Supplied entries:
------------

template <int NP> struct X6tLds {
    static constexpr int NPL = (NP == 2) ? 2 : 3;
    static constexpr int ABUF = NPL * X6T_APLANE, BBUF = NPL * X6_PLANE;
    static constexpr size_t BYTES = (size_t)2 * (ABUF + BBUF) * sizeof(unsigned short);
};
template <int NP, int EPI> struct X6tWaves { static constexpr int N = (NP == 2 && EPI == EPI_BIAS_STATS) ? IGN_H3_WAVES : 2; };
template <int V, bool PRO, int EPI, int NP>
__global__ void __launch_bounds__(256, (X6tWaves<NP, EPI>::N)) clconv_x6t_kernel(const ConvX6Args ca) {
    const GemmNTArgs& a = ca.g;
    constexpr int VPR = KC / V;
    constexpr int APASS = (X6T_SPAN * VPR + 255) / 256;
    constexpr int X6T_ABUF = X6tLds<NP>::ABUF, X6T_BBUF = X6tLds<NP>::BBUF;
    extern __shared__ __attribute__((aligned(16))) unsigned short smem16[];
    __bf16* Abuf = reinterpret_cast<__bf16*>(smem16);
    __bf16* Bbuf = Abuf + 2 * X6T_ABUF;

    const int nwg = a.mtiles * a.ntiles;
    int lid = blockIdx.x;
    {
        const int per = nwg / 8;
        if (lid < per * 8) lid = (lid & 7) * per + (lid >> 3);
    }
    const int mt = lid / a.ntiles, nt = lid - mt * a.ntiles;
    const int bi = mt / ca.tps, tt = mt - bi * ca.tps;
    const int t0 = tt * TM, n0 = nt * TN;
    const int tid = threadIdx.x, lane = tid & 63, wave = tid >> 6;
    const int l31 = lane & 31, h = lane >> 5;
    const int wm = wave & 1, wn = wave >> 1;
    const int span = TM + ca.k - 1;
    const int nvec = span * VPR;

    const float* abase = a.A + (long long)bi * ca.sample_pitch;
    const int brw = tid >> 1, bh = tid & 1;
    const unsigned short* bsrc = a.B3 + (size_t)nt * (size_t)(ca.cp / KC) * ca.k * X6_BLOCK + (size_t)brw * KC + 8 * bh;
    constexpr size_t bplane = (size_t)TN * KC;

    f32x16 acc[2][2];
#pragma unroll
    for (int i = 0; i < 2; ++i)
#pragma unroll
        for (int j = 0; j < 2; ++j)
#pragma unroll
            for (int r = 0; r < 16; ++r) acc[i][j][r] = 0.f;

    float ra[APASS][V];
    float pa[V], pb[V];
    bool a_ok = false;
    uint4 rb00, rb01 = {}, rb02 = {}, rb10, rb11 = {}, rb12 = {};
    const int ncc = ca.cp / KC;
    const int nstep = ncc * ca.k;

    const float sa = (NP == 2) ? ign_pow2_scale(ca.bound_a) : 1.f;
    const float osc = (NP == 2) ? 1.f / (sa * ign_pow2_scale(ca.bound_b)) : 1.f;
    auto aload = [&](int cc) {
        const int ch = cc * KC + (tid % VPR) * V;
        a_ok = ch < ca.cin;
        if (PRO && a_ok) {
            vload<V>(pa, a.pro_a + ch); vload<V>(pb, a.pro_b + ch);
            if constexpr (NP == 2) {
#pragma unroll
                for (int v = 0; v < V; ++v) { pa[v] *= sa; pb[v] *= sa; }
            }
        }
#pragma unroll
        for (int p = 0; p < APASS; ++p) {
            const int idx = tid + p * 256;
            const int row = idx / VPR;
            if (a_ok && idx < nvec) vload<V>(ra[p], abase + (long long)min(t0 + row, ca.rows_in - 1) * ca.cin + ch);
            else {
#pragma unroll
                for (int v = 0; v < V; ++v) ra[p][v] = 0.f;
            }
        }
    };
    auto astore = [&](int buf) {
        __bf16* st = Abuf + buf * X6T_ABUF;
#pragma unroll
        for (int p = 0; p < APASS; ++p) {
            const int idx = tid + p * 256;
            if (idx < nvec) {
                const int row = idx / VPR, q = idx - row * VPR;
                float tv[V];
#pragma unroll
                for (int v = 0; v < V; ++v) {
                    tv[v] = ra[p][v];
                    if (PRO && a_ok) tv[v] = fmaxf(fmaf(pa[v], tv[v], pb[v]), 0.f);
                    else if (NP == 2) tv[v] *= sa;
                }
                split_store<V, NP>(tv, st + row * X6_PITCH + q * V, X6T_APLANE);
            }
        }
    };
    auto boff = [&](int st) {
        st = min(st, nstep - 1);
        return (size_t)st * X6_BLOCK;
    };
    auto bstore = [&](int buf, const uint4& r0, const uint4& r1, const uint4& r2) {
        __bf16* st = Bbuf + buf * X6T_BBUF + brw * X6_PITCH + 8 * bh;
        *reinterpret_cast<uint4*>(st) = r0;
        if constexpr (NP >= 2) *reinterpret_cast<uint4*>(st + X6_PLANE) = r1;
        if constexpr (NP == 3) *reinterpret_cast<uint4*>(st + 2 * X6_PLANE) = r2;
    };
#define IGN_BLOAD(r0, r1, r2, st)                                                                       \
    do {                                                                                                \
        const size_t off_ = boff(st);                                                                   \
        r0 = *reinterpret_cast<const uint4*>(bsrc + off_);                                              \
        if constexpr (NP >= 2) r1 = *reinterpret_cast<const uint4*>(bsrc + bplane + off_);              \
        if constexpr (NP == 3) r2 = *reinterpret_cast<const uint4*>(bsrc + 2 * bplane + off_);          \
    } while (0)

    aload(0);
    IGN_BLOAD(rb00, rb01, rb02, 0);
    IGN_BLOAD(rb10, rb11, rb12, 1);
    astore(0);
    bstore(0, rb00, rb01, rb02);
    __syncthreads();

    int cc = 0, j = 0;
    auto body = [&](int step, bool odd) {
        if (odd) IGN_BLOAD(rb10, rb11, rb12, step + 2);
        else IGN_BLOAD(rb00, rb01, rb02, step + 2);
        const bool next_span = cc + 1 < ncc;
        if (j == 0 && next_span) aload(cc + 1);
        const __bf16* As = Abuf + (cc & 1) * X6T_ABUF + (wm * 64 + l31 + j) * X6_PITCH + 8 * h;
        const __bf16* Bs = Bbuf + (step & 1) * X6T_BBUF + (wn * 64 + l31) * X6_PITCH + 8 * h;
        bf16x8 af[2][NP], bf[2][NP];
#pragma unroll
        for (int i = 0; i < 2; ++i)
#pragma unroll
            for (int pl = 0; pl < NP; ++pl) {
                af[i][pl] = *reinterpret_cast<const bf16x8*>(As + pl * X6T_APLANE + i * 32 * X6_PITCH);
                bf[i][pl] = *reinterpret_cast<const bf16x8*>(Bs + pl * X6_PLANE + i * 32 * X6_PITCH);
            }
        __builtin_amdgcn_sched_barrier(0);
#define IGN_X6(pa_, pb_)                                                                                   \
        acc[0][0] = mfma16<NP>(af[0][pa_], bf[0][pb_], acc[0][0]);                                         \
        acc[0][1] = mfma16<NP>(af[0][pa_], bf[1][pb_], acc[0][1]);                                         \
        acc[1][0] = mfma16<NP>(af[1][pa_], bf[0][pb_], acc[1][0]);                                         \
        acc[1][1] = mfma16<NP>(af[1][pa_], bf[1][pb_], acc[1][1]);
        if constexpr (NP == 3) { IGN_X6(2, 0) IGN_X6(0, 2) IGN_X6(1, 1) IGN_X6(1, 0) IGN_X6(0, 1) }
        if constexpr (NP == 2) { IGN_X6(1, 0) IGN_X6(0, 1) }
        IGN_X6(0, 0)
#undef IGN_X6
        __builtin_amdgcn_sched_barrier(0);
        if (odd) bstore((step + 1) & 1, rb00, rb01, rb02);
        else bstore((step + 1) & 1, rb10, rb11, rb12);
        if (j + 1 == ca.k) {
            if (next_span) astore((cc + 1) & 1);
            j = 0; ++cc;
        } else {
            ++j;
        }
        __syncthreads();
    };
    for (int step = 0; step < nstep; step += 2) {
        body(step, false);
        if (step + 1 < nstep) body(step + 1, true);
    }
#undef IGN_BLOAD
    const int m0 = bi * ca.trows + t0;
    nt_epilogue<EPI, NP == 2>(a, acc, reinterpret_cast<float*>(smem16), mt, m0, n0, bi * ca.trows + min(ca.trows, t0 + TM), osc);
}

------------

Brief:
Once you have checked each line above for the string "ntiles", state how many lines contain it and add nothing more.

Task result:
2